▸ **REQUIRED ACTION**
From the records below, copy the lines that include "template".

[Saved entries]

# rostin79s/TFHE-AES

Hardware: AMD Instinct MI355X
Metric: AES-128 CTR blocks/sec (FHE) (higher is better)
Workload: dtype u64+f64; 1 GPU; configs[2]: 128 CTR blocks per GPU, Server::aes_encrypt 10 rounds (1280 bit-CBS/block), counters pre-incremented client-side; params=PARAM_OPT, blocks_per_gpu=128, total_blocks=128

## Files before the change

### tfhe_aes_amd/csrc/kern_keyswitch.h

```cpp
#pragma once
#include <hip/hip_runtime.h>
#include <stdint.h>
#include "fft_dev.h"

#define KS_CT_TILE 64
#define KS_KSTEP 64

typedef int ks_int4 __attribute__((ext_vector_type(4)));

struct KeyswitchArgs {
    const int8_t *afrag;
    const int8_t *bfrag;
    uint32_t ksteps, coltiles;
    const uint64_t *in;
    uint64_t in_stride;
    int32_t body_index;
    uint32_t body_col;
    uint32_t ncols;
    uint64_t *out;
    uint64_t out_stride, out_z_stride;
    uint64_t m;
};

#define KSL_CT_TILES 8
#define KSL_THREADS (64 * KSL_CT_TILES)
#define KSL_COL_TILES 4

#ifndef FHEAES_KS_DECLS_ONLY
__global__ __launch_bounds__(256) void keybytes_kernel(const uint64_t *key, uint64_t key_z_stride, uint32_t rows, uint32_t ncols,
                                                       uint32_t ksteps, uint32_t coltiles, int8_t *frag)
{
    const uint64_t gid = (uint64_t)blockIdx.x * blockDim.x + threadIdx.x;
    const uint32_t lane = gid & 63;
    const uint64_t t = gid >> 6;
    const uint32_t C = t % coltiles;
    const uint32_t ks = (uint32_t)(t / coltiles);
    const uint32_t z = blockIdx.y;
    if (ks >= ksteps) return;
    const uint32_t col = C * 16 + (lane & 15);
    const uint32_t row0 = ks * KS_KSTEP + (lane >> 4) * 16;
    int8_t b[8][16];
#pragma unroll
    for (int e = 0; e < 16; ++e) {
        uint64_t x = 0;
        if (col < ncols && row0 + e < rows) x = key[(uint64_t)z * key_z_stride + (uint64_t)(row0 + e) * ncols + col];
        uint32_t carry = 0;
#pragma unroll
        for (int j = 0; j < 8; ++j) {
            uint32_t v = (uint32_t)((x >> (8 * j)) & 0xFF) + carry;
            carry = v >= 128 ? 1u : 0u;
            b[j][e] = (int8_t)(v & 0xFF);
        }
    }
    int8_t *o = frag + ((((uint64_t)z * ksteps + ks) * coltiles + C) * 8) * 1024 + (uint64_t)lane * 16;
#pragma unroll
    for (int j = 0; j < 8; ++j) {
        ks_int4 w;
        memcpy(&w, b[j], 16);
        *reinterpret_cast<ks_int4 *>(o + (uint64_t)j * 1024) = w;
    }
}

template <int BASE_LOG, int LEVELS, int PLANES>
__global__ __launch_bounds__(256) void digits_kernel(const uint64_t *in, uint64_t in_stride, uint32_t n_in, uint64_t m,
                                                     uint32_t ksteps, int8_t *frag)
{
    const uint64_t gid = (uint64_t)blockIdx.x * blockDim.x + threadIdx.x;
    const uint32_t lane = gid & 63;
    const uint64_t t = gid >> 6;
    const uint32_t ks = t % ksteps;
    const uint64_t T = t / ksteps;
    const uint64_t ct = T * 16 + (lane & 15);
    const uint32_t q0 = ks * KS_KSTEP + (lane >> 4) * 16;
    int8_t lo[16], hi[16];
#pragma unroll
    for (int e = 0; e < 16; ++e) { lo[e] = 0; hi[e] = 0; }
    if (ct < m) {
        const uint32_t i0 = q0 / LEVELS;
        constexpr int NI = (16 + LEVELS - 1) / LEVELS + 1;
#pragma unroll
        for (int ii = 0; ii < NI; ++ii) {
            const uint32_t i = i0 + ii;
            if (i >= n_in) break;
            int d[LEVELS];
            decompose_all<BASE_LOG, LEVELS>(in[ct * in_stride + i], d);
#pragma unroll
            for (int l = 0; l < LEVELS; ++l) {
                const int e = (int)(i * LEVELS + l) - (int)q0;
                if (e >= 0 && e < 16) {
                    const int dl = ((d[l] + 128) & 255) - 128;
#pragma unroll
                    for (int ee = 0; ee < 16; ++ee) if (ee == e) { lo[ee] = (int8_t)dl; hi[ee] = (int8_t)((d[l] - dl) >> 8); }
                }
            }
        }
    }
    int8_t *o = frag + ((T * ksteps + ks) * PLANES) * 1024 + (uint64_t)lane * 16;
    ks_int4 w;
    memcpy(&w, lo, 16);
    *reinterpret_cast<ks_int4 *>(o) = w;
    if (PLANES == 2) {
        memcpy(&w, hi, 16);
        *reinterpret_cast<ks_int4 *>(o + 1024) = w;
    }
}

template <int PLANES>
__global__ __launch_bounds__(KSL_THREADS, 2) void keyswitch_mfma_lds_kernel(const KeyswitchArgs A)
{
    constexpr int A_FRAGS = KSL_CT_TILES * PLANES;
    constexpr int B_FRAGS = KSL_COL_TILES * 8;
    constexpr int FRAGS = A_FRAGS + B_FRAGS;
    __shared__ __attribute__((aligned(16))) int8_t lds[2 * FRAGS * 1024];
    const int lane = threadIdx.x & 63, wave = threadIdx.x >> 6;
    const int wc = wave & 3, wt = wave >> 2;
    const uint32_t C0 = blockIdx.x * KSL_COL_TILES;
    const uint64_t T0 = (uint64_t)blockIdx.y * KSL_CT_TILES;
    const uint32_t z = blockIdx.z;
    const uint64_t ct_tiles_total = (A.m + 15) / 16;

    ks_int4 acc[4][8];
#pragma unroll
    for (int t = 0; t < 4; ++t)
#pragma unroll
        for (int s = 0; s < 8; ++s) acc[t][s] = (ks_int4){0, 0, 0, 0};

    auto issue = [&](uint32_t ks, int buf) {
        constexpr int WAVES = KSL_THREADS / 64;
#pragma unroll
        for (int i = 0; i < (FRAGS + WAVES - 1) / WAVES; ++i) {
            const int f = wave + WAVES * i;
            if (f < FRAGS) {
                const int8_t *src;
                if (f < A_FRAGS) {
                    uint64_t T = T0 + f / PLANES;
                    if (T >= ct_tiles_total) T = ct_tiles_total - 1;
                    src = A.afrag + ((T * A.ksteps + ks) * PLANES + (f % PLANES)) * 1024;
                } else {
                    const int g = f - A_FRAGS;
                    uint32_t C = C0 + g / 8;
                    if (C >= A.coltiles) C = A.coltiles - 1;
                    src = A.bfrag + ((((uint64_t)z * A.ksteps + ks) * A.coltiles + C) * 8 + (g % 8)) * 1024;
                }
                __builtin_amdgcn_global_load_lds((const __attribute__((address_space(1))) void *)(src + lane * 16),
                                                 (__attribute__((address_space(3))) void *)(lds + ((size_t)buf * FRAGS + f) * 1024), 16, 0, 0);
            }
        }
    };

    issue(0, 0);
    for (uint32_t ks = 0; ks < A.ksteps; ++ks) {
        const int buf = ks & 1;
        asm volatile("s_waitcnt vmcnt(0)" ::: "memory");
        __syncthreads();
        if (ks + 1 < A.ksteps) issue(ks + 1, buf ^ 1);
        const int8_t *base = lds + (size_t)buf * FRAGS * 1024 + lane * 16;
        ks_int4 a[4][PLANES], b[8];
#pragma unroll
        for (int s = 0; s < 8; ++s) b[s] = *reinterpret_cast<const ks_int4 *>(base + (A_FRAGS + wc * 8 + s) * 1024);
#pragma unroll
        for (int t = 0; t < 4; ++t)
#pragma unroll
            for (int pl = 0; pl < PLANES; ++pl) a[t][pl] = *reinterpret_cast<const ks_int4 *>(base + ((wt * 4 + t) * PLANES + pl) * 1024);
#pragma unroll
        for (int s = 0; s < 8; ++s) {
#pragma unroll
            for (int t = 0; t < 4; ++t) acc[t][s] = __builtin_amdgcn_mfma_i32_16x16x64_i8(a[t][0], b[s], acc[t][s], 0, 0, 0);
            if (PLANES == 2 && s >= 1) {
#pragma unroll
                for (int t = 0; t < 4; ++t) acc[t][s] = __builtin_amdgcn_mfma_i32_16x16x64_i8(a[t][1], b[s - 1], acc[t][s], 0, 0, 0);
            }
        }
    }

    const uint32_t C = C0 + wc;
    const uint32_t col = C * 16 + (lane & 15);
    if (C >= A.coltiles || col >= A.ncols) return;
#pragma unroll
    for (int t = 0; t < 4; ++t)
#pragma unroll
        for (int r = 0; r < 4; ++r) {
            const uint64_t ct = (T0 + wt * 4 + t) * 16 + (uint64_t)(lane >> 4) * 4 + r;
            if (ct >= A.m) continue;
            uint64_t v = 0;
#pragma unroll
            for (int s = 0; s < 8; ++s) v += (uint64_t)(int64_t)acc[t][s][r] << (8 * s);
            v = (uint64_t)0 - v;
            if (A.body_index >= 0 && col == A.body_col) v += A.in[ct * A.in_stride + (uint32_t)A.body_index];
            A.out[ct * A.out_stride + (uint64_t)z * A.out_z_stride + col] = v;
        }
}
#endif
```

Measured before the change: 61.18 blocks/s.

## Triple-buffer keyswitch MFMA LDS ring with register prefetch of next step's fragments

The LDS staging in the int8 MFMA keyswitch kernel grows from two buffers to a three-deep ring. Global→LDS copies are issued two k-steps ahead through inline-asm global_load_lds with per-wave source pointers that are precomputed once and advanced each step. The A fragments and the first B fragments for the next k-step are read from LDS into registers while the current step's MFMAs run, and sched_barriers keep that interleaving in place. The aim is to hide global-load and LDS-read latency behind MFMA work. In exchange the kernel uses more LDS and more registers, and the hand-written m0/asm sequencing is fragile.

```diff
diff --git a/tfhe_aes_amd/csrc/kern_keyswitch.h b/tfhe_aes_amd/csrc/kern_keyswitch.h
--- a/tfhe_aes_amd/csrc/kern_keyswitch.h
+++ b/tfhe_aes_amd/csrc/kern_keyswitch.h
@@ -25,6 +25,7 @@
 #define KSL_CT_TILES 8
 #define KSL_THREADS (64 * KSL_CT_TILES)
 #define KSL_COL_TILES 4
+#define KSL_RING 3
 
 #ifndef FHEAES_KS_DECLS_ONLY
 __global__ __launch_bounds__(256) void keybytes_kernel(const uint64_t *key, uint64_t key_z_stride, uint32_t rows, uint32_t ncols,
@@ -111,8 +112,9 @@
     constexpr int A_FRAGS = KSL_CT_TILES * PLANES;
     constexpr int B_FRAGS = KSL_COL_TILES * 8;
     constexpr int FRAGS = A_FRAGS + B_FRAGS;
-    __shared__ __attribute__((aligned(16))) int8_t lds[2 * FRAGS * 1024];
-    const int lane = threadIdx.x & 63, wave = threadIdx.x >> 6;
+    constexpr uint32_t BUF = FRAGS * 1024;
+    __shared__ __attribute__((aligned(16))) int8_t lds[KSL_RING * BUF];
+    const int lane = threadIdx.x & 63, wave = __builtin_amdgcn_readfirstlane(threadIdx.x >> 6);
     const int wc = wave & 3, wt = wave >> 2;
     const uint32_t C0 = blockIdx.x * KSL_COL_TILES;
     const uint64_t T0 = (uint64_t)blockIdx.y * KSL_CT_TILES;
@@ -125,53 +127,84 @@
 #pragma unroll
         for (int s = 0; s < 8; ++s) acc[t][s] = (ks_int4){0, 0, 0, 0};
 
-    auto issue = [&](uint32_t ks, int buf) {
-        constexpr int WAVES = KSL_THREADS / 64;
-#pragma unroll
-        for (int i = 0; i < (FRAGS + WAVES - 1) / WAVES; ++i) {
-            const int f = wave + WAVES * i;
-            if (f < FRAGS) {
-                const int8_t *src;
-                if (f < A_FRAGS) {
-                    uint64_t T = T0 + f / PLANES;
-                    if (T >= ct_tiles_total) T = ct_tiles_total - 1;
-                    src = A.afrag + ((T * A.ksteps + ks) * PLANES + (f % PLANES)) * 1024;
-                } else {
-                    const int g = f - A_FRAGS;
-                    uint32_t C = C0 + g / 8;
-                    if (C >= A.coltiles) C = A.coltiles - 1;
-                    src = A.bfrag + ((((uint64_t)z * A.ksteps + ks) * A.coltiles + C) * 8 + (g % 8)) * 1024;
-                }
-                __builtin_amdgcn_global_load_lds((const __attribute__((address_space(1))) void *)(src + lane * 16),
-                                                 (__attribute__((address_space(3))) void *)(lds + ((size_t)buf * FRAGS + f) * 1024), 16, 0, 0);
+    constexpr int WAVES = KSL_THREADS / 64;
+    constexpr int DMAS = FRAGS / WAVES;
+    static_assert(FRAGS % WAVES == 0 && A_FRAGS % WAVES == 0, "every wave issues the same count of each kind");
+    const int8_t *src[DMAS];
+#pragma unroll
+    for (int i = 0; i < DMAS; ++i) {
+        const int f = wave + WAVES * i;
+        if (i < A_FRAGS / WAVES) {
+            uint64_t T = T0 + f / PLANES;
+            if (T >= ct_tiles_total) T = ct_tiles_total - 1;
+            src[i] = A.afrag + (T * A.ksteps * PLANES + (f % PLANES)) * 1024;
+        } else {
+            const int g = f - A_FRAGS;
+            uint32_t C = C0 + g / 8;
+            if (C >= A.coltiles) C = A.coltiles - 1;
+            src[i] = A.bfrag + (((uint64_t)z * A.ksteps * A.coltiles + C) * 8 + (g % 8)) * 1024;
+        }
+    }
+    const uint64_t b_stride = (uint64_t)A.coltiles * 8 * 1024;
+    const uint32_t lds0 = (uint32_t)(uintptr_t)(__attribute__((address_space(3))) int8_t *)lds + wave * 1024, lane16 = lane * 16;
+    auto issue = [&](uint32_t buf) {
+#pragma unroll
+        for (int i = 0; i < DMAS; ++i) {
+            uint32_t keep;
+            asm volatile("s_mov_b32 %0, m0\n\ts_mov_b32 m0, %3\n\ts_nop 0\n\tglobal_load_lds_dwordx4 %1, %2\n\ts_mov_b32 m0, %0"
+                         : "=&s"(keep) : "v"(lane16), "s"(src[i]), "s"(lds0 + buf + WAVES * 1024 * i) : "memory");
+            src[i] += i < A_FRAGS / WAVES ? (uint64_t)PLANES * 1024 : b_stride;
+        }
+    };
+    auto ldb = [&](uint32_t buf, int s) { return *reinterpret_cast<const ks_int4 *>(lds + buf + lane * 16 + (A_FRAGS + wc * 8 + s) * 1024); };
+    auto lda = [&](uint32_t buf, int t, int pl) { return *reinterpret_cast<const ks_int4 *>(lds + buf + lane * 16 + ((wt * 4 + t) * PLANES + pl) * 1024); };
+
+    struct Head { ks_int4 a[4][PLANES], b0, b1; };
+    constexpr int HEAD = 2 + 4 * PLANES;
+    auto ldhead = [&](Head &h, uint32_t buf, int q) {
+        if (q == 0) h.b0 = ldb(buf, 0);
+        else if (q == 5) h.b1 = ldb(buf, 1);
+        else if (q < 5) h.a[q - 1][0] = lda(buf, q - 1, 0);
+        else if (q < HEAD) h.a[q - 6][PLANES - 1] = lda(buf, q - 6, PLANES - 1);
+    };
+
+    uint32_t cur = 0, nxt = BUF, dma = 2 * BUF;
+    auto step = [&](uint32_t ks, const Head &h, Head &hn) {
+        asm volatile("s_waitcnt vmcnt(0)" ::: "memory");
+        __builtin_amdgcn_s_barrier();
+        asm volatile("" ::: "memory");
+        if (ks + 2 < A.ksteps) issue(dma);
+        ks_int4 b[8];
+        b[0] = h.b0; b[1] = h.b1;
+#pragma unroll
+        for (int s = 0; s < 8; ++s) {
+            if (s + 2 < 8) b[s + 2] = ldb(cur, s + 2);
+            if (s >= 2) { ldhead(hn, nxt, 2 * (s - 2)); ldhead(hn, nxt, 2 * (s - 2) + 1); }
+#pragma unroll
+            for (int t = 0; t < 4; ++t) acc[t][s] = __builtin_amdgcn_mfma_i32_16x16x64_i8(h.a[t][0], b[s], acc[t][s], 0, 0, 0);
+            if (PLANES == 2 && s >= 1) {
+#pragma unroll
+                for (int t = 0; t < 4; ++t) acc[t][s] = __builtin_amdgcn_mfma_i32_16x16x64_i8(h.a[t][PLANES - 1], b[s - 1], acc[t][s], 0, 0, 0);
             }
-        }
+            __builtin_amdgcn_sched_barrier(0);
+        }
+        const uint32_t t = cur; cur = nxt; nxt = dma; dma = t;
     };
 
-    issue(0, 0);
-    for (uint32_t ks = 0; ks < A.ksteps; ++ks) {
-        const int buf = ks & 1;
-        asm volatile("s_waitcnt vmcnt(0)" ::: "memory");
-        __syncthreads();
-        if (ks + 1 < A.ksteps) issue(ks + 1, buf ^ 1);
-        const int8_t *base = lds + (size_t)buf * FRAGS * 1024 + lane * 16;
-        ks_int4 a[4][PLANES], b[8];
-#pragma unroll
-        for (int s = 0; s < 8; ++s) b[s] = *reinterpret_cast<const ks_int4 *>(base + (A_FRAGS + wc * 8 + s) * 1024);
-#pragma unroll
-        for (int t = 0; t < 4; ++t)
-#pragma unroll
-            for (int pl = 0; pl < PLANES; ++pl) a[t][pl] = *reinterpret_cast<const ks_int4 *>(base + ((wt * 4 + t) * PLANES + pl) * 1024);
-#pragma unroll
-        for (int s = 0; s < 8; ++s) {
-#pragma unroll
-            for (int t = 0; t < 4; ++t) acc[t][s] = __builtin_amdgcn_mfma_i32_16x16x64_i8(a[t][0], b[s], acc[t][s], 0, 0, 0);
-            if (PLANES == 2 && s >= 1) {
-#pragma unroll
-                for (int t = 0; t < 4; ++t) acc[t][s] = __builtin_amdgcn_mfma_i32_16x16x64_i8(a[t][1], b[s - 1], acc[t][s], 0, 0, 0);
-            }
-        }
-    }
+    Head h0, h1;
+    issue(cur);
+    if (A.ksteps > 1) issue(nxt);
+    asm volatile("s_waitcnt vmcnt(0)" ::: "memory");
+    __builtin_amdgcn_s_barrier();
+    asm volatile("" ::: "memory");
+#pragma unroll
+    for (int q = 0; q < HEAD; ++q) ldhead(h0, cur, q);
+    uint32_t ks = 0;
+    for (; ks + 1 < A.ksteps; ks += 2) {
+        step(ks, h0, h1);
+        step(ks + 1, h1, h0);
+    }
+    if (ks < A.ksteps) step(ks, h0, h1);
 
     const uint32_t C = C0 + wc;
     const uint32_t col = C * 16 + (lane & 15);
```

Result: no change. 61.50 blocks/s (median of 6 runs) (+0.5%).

▸ **WORKED SOLUTION**
template <int BASE_LOG, int LEVELS, int PLANES>
template <int PLANES>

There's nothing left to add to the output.